● **Action item**
Output the full listing verbatim.
═══ Provided data ═══
bool frame_input(pls_context* ctx, const void* data_void, int layout, int64_t n, const uint32_t* n_dev,
                 const float* init_pose, FrameIn& in, const FrameOut& out) {
    cudaStream_t st = ctx->stream;
    const bool is64 = layout == PLS_INPUT_NDARRAY_F64 || layout == PLS_INPUT_TENSOR_F64;
    if (layout == PLS_INPUT_NDARRAY_F64) layout = PLS_INPUT_NDARRAY;
    if (layout == PLS_INPUT_TENSOR_F64) layout = PLS_INPUT_TENSOR;
    const float* data_dev = is64 ? nullptr : (const float*)data_void;
    const double* data64 = is64 ? (const double*)data_void : nullptr;
    const int H = ctx->cfg.height, W = ctx->cfg.width;
    const int64_t hw = (int64_t)H * W;
    const bool kd = ctx->cfg.local_map_type == PLS_MAP_KDTREE;
    FrameResult* fr = frame_result_dev(ctx);
    if (layout == PLS_INPUT_NDARRAY) ctx->sample_pointcloud = 1;
    const bool first = ctx->frame_index == 0;
    ctx->frame_slot ^= 1;
    DBuf& frame_vmap = ctx->frame_vmap_buf[ctx->frame_slot];
    DBuf& frame_pts = ctx->frame_pts_buf[ctx->frame_slot];

    frame_vmap.reserve((size_t)3 * hw * sizeof(float), st);
    int64_t pts_bound = 0;
    bool fused_input = false;
    if (layout == PLS_INPUT_VERTEX_MAP) {
        scrub_vertex_map_kernel<<<grid_for(hw), 256, 0, st>>>(data_dev, hw, frame_vmap.as<float>());
        PLS_CHECK_LAUNCH();
        ctx->tmp[5].reserve((size_t)hw * sizeof(float4), st);
        pack_valid_pixels(ctx, frame_vmap.as<float>(), hw, 0.f, ctx->tmp[5].as<float4>(), count_slot(ctx, 1));
        frame_pts.reserve(sizeof(float4) * 4, st);
        first_point_kernel<<<1, 32, 0, st>>>(ctx->tmp[5].as<float4>(), count_slot(ctx, 1), frame_pts.as<float4>(),
                                              count_slot(ctx, 2), fr);
        PLS_CHECK_LAUNCH();
        pts_bound = 1;
    } else {
        PLS_REQUIRE(n > 0, "process_frame: empty point cloud");
        frame_pts.reserve((size_t)n * sizeof(float4), st);
        pts_bound = n;
        fused_input = !is64 && kd && !first && n <= SEL_MAX_N && n < (1ll << 32);
        PLS_REQUIRE(fused_input || !n_dev, "process_frame: a device-side row count needs the fused kd input stage");
        if (fused_input) {
            const bool pixel_queries = !ctx->sample_pointcloud;
            FrameInputSelect op;
            op.pts = data_dev;
            op.pc = make_proj_const(H, W, ctx->cfg.up_fov_deg, ctx->cfg.down_fov_deg);
            op.zbuf = nullptr;
            op.frame_pts = frame_pts.as<float4>();
            op.queries = nullptr;
            if (pixel_queries) {
                if (ctx->input_zbuf.cap < (size_t)hw * sizeof(unsigned long long)) ctx->input_zbuf_clean = false;
                ctx->input_zbuf.reserve((size_t)hw * sizeof(unsigned long long), st);
                if (!ctx->input_zbuf_clean)
                    PLS_CUDA(cudaMemsetAsync(ctx->input_zbuf.p, 0xff, (size_t)hw * sizeof(unsigned long long), st));
                ctx->input_zbuf_clean = false;
                ctx->queries.reserve((size_t)(n < hw ? n : hw) * sizeof(float4), st);
                launch_zbuf_points(ctx, data_dev, n, n_dev, H, W, ctx->cfg.up_fov_deg, ctx->cfg.down_fov_deg,
                                   ctx->input_zbuf.as<unsigned long long>());
                op.zbuf = ctx->input_zbuf.as<unsigned long long>();
                op.queries = ctx->queries.as<float4>();
            }
            select_launch(ctx, op, n, n_dev, count_slot(ctx, 2), pixel_queries ? count_slot(ctx, 1) : nullptr);
            if (pixel_queries) ctx->input_zbuf_clean = true;
        } else if (is64) {
            pack_valid_rows_f64(ctx, data64, n, frame_pts.as<float4>(), count_slot(ctx, 2));
        } else {
            pack_valid_rows(ctx, data_dev, n, frame_pts.as<float4>(), count_slot(ctx, 2));
        }
        if (!fused_input && (first || !ctx->sample_pointcloud || !kd)) {
            ctx->tmp[3].reserve((size_t)hw * sizeof(unsigned long long), st);
            if (is64)
                launch_projection_f64(ctx, data64, n, H, W, ctx->cfg.up_fov_deg, ctx->cfg.down_fov_deg, frame_vmap.as<float>(),
                                      ctx->tmp[3].as<unsigned long long>());
            else
                launch_projection(ctx, data_dev, nullptr, 1, n, 3, H, W, ctx->cfg.up_fov_deg, ctx->cfg.down_fov_deg,
                                  frame_vmap.as<float>(), ctx->tmp[3].as<unsigned long long>());
        }
    }
    in.pts_bound = pts_bound;
    in.n_dev = n_dev;

    float eye[16];
    for (int i = 0; i < 16; ++i) eye[i] = (i % 5 == 0) ? 1.f : 0.f;

    if (first) {
        flush_map_update(ctx);
        map_stream_wait(ctx);
        if (kd) kdmap_update(ctx, eye, nullptr, 0, frame_vmap.as<float>(), H, W, -1);
        else projmap_update(ctx, eye, frame_vmap.as<float>());
        ctx->frame_index = 1;
        if (out.has_pose) *out.has_pose = 0;
        if (out.pose) memcpy(out.pose, eye, sizeof(eye));
        if (out.params) memset(out.params, 0, 6 * sizeof(float));
        fetch_result(ctx);
        if (out.info) {
            FrameResult* h = frame_result_host(ctx);
            for (int i = 0; i < 12; ++i) out.info[i] = 0.0;
            out.info[3] = (double)ctx->kd.count;
            out.info[5] = (double)(pts_bound - (int64_t)h->counts[2]);
        }
        out.put_samples();
        return false;
    }

    int64_t query_bound;
    const bool queries_are_rows = ctx->sample_pointcloud && layout != PLS_INPUT_VERTEX_MAP;
    if (queries_are_rows) {
        ctx->query_ptr = frame_pts.as<float4>();
        query_bound = n;
    } else if (layout == PLS_INPUT_VERTEX_MAP) {
        ctx->query_ptr = ctx->tmp[5].as<float4>();
        query_bound = hw;
    } else if (fused_input) {
        ctx->query_ptr = ctx->queries.as<float4>();
        query_bound = n < hw ? n : hw;
    } else {
        ctx->queries.reserve((size_t)hw * sizeof(float4), st);
        pack_valid_pixels(ctx, frame_vmap.as<float>(), hw, 0.f, ctx->queries.as<float4>(), count_slot(ctx, 1));
        ctx->query_ptr = ctx->queries.as<float4>();
        query_bound = n < hw ? n : hw;
    }
    in.query_bound = query_bound;

    flush_map_update(ctx);
    map_stream_wait(ctx);
    frame_begin(ctx, init_pose, nullptr, queries_are_rows);
    return true;
}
═══
● **Solution to this task**
bool frame_input(pls_context* ctx, const void* data_void, int layout, int64_t n, const uint32_t* n_dev,
                 const float* init_pose, FrameIn& in, const FrameOut& out) {
    cudaStream_t st = ctx->stream;
    const bool is64 = layout == PLS_INPUT_NDARRAY_F64 || layout == PLS_INPUT_TENSOR_F64;
    if (layout == PLS_INPUT_NDARRAY_F64) layout = PLS_INPUT_NDARRAY;
    if (layout == PLS_INPUT_TENSOR_F64) layout = PLS_INPUT_TENSOR;
    const float* data_dev = is64 ? nullptr : (const float*)data_void;
    const double* data64 = is64 ? (const double*)data_void : nullptr;
    const int H = ctx->cfg.height, W = ctx->cfg.width;
    const int64_t hw = (int64_t)H * W;
    const bool kd = ctx->cfg.local_map_type == PLS_MAP_KDTREE;
    FrameResult* fr = frame_result_dev(ctx);
    if (layout == PLS_INPUT_NDARRAY) ctx->sample_pointcloud = 1;
    const bool first = ctx->frame_index == 0;
    ctx->frame_slot ^= 1;
    DBuf& frame_vmap = ctx->frame_vmap_buf[ctx->frame_slot];
    DBuf& frame_pts = ctx->frame_pts_buf[ctx->frame_slot];

    frame_vmap.reserve((size_t)3 * hw * sizeof(float), st);
    int64_t pts_bound = 0;
    bool fused_input = false;
    if (layout == PLS_INPUT_VERTEX_MAP) {
        scrub_vertex_map_kernel<<<grid_for(hw), 256, 0, st>>>(data_dev, hw, frame_vmap.as<float>());
        PLS_CHECK_LAUNCH();
        ctx->tmp[5].reserve((size_t)hw * sizeof(float4), st);
        pack_valid_pixels(ctx, frame_vmap.as<float>(), hw, 0.f, ctx->tmp[5].as<float4>(), count_slot(ctx, 1));
        frame_pts.reserve(sizeof(float4) * 4, st);
        first_point_kernel<<<1, 32, 0, st>>>(ctx->tmp[5].as<float4>(), count_slot(ctx, 1), frame_pts.as<float4>(),
                                              count_slot(ctx, 2), fr);
        PLS_CHECK_LAUNCH();
        pts_bound = 1;
    } else {
        PLS_REQUIRE(n > 0, "process_frame: empty point cloud");
        frame_pts.reserve((size_t)n * sizeof(float4), st);
        pts_bound = n;
        fused_input = !is64 && kd && !first && n <= SEL_MAX_N && n < (1ll << 32);
        PLS_REQUIRE(fused_input || !n_dev, "process_frame: a device-side row count needs the fused kd input stage");
        if (fused_input) {
            const bool pixel_queries = !ctx->sample_pointcloud;
            FrameInputSelect op;
            op.pts = data_dev;
            op.pc = make_proj_const(H, W, ctx->cfg.up_fov_deg, ctx->cfg.down_fov_deg);
            op.zbuf = nullptr;
            op.frame_pts = frame_pts.as<float4>();
            op.queries = nullptr;
            if (pixel_queries) {
                if (ctx->input_zbuf.cap < (size_t)hw * sizeof(unsigned long long)) ctx->input_zbuf_clean = false;
                ctx->input_zbuf.reserve((size_t)hw * sizeof(unsigned long long), st);
                if (!ctx->input_zbuf_clean)
                    PLS_CUDA(cudaMemsetAsync(ctx->input_zbuf.p, 0xff, (size_t)hw * sizeof(unsigned long long), st));
                ctx->input_zbuf_clean = false;
                ctx->queries.reserve((size_t)(n < hw ? n : hw) * sizeof(float4), st);
                launch_zbuf_points(ctx, data_dev, n, n_dev, H, W, ctx->cfg.up_fov_deg, ctx->cfg.down_fov_deg,
                                   ctx->input_zbuf.as<unsigned long long>());
                op.zbuf = ctx->input_zbuf.as<unsigned long long>();
                op.queries = ctx->queries.as<float4>();
            }
            select_launch(ctx, op, n, n_dev, count_slot(ctx, 2), pixel_queries ? count_slot(ctx, 1) : nullptr);
            if (pixel_queries) ctx->input_zbuf_clean = true;
        } else if (is64) {
            pack_valid_rows_f64(ctx, data64, n, frame_pts.as<float4>(), count_slot(ctx, 2));
        } else {
            pack_valid_rows(ctx, data_dev, n, frame_pts.as<float4>(), count_slot(ctx, 2));
        }
        if (!fused_input && (first || !ctx->sample_pointcloud || !kd)) {
            ctx->tmp[3].reserve((size_t)hw * sizeof(unsigned long long), st);
            if (is64)
                launch_projection_f64(ctx, data64, n, H, W, ctx->cfg.up_fov_deg, ctx->cfg.down_fov_deg, frame_vmap.as<float>(),
                                      ctx->tmp[3].as<unsigned long long>());
            else
                launch_projection(ctx, data_dev, nullptr, 1, n, 3, H, W, ctx->cfg.up_fov_deg, ctx->cfg.down_fov_deg,
                                  frame_vmap.as<float>(), ctx->tmp[3].as<unsigned long long>());
        }
    }
    in.pts_bound = pts_bound;
    in.n_dev = n_dev;

    float eye[16];
    for (int i = 0; i < 16; ++i) eye[i] = (i % 5 == 0) ? 1.f : 0.f;

    if (first) {
        flush_map_update(ctx);
        map_stream_wait(ctx);
        if (kd) kdmap_update(ctx, eye, nullptr, 0, frame_vmap.as<float>(), H, W, -1);
        else projmap_update(ctx, eye, frame_vmap.as<float>());
        ctx->frame_index = 1;
        if (out.has_pose) *out.has_pose = 0;
        if (out.pose) memcpy(out.pose, eye, sizeof(eye));
        if (out.params) memset(out.params, 0, 6 * sizeof(float));
        fetch_result(ctx);
        if (out.info) {
            FrameResult* h = frame_result_host(ctx);
            for (int i = 0; i < 12; ++i) out.info[i] = 0.0;
            out.info[3] = (double)ctx->kd.count;
            out.info[5] = (double)(pts_bound - (int64_t)h->counts[2]);
        }
        out.put_samples();
        return false;
    }

    int64_t query_bound;
    const bool queries_are_rows = ctx->sample_pointcloud && layout != PLS_INPUT_VERTEX_MAP;
    if (queries_are_rows) {
        ctx->query_ptr = frame_pts.as<float4>();
        query_bound = n;
    } else if (layout == PLS_INPUT_VERTEX_MAP) {
        ctx->query_ptr = ctx->tmp[5].as<float4>();
        query_bound = hw;
    } else if (fused_input) {
        ctx->query_ptr = ctx->queries.as<float4>();
        query_bound = n < hw ? n : hw;
    } else {
        ctx->queries.reserve((size_t)hw * sizeof(float4), st);
        pack_valid_pixels(ctx, frame_vmap.as<float>(), hw, 0.f, ctx->queries.as<float4>(), count_slot(ctx, 1));
        ctx->query_ptr = ctx->queries.as<float4>();
        query_bound = n < hw ? n : hw;
    }
    in.query_bound = query_bound;

    flush_map_update(ctx);
    map_stream_wait(ctx);
    frame_begin(ctx, init_pose, nullptr, queries_are_rows);
    return true;
}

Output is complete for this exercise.